Supplied entries |
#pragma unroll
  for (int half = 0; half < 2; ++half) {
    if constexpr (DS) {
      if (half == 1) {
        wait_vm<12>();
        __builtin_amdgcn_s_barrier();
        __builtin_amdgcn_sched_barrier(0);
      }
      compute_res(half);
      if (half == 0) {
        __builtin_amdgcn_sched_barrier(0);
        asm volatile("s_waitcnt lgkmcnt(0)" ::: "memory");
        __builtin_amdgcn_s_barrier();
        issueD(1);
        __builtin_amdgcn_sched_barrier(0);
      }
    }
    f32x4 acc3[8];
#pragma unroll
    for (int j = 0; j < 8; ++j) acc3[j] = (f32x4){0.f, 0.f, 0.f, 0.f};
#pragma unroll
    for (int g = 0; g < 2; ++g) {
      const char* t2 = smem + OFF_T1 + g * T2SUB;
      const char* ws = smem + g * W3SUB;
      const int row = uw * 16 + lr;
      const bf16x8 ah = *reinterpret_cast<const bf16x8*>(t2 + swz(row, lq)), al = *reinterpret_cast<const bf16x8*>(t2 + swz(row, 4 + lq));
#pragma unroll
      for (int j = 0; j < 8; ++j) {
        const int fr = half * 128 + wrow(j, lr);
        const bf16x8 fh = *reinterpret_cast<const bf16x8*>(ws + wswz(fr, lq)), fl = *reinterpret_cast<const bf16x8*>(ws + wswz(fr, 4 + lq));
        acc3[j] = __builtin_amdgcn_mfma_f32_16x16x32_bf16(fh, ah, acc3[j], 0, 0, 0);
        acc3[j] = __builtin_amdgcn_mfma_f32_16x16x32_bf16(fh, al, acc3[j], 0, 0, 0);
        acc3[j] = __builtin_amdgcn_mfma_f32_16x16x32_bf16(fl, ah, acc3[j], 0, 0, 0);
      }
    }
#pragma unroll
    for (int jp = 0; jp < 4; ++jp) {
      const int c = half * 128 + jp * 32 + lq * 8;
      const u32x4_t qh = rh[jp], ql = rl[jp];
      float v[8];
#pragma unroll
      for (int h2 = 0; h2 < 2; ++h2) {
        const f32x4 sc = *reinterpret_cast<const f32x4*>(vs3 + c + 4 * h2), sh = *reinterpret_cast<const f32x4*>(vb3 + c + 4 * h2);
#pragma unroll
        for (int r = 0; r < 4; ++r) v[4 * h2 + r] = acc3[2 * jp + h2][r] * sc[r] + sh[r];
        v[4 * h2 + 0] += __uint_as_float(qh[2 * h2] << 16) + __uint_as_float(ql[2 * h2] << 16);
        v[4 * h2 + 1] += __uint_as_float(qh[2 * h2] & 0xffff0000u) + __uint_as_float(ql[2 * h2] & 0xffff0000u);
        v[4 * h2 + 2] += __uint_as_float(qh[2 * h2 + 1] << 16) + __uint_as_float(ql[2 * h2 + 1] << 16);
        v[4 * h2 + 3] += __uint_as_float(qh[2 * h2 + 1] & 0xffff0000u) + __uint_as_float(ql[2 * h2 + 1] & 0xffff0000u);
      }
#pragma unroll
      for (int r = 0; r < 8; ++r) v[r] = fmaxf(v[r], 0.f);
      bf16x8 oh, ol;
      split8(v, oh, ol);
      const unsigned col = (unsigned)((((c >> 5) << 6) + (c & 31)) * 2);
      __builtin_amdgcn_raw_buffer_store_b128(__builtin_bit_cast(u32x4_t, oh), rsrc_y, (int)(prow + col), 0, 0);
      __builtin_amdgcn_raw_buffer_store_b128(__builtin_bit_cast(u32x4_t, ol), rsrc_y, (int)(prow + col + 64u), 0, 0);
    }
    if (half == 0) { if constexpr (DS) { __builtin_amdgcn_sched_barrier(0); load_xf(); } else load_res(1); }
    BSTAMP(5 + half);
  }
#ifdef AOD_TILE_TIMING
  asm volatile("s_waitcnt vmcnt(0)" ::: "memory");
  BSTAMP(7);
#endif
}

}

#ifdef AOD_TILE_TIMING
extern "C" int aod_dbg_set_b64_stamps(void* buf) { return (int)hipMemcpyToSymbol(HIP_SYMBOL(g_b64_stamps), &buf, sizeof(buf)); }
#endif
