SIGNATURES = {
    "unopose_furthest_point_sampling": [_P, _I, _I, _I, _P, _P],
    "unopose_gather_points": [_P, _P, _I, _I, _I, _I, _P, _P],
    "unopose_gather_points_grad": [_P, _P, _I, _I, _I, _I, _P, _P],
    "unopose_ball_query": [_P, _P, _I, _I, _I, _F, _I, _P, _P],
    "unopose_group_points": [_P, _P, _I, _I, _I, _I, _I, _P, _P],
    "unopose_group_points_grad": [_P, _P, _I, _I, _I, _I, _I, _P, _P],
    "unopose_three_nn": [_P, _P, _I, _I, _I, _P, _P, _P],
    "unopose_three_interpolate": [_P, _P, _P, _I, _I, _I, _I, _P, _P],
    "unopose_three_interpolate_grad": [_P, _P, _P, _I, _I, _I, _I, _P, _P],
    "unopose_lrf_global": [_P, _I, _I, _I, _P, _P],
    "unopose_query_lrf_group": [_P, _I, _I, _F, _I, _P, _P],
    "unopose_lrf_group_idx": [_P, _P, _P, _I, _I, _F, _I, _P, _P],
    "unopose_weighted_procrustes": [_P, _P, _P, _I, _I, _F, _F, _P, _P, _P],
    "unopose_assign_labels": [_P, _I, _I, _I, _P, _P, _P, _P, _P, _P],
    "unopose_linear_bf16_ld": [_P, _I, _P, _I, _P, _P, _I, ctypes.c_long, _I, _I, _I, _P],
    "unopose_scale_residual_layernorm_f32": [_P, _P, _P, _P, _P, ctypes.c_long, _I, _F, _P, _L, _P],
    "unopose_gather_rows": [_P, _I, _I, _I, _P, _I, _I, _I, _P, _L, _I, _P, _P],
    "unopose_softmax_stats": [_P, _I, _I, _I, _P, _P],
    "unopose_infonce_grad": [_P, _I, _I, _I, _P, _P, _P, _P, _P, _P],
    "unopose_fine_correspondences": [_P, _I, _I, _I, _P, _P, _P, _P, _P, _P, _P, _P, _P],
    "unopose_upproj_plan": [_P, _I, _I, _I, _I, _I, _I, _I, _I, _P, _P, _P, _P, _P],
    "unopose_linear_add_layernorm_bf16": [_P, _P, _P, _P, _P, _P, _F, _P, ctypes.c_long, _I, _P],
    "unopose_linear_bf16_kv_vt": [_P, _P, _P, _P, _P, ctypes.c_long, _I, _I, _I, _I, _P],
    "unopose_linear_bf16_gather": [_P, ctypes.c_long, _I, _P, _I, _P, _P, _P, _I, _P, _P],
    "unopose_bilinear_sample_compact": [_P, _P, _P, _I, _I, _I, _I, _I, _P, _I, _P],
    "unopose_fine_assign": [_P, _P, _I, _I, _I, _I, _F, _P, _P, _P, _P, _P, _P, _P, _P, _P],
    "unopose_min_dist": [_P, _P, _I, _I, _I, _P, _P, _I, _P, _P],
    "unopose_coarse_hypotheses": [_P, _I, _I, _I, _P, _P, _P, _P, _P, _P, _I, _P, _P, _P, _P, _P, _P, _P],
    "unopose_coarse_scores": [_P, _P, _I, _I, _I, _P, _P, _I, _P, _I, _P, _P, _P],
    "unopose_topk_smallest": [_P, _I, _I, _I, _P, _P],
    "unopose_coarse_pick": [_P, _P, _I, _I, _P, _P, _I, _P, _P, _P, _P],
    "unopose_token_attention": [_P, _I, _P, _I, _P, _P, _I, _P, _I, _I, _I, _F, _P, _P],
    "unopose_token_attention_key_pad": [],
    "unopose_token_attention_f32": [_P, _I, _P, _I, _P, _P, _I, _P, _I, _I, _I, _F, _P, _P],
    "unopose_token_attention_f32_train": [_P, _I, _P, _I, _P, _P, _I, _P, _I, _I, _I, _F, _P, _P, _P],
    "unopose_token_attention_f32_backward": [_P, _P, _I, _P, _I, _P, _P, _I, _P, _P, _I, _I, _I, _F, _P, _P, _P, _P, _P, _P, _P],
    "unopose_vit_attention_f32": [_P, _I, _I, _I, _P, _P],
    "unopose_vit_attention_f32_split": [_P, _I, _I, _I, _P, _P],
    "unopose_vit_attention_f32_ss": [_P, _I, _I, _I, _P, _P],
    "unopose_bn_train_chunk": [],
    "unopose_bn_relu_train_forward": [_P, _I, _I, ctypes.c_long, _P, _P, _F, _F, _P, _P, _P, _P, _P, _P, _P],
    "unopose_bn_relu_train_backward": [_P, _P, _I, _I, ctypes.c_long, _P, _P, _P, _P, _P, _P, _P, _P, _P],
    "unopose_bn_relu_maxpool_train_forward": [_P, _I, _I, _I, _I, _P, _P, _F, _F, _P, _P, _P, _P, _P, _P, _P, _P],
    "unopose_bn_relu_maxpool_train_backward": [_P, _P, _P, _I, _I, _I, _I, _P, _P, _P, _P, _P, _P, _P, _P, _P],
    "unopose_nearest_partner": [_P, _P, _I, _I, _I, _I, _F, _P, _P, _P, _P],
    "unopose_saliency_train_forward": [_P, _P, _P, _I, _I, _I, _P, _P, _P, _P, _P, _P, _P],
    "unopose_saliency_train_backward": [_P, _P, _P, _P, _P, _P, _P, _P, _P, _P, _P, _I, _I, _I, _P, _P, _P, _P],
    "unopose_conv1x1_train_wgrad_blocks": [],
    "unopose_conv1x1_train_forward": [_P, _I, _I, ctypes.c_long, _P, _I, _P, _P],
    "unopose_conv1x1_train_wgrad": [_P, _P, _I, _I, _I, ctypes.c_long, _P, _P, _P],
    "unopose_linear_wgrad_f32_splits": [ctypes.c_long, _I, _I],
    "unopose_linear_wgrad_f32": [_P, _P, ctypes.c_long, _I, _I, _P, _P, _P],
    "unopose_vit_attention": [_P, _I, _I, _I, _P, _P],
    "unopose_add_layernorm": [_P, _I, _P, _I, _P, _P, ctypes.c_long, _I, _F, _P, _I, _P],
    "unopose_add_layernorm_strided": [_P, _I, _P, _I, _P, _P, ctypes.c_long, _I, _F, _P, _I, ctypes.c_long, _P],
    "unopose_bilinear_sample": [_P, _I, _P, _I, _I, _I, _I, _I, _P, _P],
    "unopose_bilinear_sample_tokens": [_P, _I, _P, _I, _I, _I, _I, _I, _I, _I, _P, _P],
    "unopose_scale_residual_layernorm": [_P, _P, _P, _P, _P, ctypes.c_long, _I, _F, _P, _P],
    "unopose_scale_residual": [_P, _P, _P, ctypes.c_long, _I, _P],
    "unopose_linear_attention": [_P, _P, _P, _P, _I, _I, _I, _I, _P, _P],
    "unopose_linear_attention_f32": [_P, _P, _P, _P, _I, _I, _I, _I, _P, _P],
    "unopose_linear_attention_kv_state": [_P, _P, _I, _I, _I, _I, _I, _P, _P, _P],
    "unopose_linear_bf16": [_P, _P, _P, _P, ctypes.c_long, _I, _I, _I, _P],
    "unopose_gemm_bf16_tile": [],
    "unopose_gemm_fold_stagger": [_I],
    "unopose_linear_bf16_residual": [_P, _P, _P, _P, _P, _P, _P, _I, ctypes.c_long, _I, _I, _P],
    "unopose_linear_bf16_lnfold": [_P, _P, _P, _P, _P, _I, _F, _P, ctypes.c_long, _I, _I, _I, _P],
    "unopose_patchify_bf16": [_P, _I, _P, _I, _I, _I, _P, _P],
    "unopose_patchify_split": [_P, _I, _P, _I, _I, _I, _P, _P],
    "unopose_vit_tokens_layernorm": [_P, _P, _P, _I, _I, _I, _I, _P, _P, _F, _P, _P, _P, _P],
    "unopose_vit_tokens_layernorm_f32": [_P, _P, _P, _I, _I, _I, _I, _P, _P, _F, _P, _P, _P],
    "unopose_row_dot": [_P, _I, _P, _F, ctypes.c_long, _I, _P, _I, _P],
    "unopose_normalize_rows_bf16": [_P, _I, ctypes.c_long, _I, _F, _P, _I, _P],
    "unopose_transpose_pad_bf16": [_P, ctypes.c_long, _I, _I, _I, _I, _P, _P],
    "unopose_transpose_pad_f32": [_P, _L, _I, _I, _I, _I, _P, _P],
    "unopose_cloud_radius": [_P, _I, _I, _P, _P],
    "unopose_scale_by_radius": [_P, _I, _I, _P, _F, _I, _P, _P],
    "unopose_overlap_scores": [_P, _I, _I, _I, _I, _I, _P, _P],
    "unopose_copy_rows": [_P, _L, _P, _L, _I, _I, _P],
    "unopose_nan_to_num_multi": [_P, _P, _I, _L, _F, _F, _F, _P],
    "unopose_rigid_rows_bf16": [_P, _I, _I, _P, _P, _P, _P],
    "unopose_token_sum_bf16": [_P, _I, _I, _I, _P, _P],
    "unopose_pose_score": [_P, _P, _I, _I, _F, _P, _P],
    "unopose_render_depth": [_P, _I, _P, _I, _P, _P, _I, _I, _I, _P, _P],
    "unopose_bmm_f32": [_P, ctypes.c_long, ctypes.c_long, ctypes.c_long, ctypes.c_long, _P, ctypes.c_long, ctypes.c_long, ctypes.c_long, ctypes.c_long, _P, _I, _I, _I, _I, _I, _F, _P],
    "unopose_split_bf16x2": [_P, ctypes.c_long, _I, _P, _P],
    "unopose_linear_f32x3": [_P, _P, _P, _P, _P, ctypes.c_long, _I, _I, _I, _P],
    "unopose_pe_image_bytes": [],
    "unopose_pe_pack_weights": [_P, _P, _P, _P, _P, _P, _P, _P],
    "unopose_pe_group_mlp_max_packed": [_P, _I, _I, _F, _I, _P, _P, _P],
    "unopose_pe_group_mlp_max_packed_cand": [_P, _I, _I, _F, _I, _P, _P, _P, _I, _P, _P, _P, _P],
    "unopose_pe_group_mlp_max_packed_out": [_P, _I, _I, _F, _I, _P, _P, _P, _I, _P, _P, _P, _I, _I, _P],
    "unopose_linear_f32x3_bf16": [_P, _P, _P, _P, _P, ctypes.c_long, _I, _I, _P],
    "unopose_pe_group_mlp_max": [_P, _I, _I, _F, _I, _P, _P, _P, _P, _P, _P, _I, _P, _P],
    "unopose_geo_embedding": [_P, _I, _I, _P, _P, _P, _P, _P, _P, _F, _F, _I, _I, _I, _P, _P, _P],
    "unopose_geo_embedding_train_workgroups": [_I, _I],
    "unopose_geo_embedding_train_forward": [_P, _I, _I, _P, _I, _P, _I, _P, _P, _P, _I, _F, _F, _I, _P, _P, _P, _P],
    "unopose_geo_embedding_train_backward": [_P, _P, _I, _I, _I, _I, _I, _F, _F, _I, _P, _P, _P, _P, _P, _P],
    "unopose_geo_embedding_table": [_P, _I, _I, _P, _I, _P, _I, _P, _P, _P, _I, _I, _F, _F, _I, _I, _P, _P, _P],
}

...

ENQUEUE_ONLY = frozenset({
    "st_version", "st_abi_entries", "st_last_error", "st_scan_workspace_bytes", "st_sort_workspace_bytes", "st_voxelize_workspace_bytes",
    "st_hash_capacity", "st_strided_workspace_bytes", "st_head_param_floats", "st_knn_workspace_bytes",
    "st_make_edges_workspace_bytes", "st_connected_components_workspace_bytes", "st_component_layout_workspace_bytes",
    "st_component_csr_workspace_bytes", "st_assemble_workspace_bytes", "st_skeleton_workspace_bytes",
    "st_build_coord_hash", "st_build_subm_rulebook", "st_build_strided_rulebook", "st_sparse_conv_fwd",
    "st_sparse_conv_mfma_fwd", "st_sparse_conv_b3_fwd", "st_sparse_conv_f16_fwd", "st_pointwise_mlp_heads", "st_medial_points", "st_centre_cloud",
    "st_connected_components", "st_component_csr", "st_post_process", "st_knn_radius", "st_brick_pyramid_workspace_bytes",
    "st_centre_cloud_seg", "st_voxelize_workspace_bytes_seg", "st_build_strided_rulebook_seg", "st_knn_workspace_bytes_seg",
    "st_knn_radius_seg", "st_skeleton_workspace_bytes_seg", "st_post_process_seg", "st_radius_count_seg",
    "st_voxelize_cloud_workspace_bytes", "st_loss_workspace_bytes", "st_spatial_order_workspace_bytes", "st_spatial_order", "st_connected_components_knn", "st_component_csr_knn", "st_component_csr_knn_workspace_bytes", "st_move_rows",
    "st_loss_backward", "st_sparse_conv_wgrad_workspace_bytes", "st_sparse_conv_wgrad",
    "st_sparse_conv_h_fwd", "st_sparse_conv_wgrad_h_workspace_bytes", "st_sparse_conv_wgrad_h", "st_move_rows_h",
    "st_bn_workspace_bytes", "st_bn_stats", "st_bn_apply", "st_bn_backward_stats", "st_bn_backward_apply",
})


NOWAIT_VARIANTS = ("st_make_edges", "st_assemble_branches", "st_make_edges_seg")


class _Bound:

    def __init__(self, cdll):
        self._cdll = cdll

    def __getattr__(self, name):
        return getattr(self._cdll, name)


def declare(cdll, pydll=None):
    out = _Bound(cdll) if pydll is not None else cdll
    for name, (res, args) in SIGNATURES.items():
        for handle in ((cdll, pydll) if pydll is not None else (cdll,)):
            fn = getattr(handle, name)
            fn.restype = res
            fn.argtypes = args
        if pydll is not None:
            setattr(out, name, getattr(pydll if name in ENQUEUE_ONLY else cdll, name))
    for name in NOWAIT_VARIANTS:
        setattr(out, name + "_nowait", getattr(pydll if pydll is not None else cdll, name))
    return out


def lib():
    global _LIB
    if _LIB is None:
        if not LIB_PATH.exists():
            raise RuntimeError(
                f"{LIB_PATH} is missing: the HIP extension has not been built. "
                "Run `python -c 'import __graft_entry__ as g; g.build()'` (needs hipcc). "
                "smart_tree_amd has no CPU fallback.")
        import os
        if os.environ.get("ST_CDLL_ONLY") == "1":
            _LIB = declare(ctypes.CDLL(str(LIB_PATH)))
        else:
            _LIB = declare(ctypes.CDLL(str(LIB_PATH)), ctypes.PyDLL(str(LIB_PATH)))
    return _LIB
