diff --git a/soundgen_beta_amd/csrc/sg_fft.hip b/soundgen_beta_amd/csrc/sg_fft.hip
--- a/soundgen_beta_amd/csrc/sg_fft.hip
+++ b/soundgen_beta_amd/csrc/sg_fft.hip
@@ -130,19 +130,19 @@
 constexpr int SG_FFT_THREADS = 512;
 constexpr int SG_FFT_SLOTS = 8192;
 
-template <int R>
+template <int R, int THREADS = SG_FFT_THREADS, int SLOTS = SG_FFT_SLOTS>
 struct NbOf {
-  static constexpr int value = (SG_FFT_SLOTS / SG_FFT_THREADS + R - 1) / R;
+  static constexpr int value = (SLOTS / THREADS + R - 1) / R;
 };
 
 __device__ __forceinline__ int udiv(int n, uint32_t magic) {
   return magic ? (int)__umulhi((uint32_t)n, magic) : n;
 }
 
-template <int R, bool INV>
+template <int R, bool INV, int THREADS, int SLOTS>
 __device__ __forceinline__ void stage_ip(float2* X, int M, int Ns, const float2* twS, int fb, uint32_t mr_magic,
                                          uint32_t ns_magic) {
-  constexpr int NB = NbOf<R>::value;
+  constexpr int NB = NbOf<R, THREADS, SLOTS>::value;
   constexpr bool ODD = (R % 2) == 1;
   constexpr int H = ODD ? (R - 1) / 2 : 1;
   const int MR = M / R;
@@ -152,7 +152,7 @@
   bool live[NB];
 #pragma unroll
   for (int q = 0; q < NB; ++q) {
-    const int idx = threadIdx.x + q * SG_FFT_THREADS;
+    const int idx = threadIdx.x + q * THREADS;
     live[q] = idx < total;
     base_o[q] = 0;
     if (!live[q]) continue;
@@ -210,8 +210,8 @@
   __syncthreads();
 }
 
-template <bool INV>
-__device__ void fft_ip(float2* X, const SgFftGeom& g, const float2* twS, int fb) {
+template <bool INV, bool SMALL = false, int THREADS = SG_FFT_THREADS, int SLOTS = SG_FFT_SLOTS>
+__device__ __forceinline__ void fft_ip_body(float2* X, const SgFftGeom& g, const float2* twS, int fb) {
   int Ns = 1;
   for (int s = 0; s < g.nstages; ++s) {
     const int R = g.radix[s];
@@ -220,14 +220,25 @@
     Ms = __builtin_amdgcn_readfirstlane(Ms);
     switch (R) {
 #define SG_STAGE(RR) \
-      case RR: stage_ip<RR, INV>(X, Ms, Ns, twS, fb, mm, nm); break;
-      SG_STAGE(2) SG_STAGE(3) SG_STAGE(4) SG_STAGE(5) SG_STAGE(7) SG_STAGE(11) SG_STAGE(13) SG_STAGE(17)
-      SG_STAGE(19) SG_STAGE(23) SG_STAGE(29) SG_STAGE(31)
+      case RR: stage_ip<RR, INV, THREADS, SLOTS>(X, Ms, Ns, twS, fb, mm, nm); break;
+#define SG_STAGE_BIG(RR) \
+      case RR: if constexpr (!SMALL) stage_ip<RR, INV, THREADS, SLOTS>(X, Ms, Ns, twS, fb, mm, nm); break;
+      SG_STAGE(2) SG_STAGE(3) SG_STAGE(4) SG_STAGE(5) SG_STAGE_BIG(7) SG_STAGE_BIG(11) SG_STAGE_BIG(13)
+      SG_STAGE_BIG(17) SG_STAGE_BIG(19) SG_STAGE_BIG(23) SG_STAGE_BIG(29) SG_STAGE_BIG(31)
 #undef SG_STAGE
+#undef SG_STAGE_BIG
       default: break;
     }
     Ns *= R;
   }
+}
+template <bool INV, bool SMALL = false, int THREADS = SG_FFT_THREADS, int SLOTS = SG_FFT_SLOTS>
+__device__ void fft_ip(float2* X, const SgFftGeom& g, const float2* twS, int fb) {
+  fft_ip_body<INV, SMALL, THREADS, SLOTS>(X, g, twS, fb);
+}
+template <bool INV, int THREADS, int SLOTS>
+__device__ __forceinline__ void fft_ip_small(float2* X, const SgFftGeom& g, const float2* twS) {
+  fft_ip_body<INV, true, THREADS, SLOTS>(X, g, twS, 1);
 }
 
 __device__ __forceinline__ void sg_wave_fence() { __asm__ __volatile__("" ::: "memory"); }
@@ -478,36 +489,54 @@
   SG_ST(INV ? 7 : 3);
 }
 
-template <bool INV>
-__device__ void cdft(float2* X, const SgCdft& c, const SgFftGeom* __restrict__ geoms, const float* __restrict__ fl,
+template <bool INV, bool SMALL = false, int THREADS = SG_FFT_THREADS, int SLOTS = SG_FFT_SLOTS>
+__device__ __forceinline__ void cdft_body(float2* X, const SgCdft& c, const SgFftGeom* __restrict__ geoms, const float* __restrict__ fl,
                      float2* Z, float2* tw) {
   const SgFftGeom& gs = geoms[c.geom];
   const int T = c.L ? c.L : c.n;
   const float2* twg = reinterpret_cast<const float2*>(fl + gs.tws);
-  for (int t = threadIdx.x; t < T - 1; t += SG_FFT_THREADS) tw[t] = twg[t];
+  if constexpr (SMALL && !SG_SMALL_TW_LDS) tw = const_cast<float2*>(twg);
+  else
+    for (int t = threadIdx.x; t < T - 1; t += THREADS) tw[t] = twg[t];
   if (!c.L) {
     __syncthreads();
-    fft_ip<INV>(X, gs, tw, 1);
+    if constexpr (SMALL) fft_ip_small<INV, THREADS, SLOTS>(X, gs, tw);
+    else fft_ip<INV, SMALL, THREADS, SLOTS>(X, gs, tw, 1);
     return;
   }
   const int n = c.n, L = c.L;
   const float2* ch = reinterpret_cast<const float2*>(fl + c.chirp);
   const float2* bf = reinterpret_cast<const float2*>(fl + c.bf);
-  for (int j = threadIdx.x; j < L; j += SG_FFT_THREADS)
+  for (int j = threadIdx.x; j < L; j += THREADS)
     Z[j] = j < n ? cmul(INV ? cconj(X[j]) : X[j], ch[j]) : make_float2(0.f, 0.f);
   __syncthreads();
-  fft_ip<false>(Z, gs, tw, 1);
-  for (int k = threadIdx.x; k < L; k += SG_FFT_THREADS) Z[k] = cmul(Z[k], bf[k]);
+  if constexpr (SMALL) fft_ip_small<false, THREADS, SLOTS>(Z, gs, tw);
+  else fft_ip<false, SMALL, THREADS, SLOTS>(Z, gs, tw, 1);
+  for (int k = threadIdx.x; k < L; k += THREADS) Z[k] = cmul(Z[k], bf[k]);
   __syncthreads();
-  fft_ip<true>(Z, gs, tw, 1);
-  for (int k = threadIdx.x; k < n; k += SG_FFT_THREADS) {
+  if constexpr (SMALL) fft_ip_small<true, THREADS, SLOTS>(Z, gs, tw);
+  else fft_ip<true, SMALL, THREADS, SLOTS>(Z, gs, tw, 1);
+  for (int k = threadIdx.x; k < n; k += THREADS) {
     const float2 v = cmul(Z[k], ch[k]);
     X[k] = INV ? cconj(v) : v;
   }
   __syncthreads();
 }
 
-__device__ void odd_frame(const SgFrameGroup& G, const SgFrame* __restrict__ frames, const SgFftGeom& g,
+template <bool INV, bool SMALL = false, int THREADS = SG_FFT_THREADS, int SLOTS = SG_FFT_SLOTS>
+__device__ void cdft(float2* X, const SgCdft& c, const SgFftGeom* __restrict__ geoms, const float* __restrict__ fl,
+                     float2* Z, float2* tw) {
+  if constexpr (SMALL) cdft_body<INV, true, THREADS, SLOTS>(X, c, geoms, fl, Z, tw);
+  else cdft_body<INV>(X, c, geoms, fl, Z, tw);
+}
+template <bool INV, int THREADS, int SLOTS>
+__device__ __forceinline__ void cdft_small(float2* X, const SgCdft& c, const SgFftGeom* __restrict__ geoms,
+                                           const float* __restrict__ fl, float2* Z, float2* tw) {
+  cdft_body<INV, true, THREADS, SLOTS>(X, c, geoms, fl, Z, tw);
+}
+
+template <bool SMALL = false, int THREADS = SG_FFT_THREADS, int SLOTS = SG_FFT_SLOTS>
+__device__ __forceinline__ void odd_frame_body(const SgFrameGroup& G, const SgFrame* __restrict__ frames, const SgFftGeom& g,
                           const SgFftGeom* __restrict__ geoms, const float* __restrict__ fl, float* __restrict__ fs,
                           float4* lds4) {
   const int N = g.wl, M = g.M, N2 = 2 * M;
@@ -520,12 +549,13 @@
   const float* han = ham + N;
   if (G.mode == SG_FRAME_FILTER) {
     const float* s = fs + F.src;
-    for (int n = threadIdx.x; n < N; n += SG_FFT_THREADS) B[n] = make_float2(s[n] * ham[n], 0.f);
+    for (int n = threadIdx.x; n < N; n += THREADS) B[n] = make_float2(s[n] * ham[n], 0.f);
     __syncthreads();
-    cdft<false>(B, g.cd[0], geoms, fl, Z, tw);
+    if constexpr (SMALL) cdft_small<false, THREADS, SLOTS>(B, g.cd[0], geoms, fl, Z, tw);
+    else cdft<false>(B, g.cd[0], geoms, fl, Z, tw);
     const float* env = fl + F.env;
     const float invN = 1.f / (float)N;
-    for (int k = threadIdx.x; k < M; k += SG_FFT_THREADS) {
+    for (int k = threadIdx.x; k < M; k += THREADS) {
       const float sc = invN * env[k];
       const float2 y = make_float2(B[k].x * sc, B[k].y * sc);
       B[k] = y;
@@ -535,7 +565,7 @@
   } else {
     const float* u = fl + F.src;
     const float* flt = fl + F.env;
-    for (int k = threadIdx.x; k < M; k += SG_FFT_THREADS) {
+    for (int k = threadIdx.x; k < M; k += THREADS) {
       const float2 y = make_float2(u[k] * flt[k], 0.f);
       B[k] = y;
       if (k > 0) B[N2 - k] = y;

Action item | Within the data above, the lines from the one with "for name, (res, args)" to the one with "-c 'import __graft_entry__" must be repeated exactly; no other line belongs in the answer.

Reply to the task |
    for name, (res, args) in SIGNATURES.items():
        for handle in ((cdll, pydll) if pydll is not None else (cdll,)):
            fn = getattr(handle, name)
            fn.restype = res
            fn.argtypes = args
        if pydll is not None:
            setattr(out, name, getattr(pydll if name in ENQUEUE_ONLY else cdll, name))
    for name in NOWAIT_VARIANTS:
        setattr(out, name + "_nowait", getattr(pydll if pydll is not None else cdll, name))
    return out


def lib():
    global _LIB
    if _LIB is None:
        if not LIB_PATH.exists():
            raise RuntimeError(
                f"{LIB_PATH} is missing: the HIP extension has not been built. "
                "Run `python -c 'import __graft_entry__ as g; g.build()'` (needs hipcc). "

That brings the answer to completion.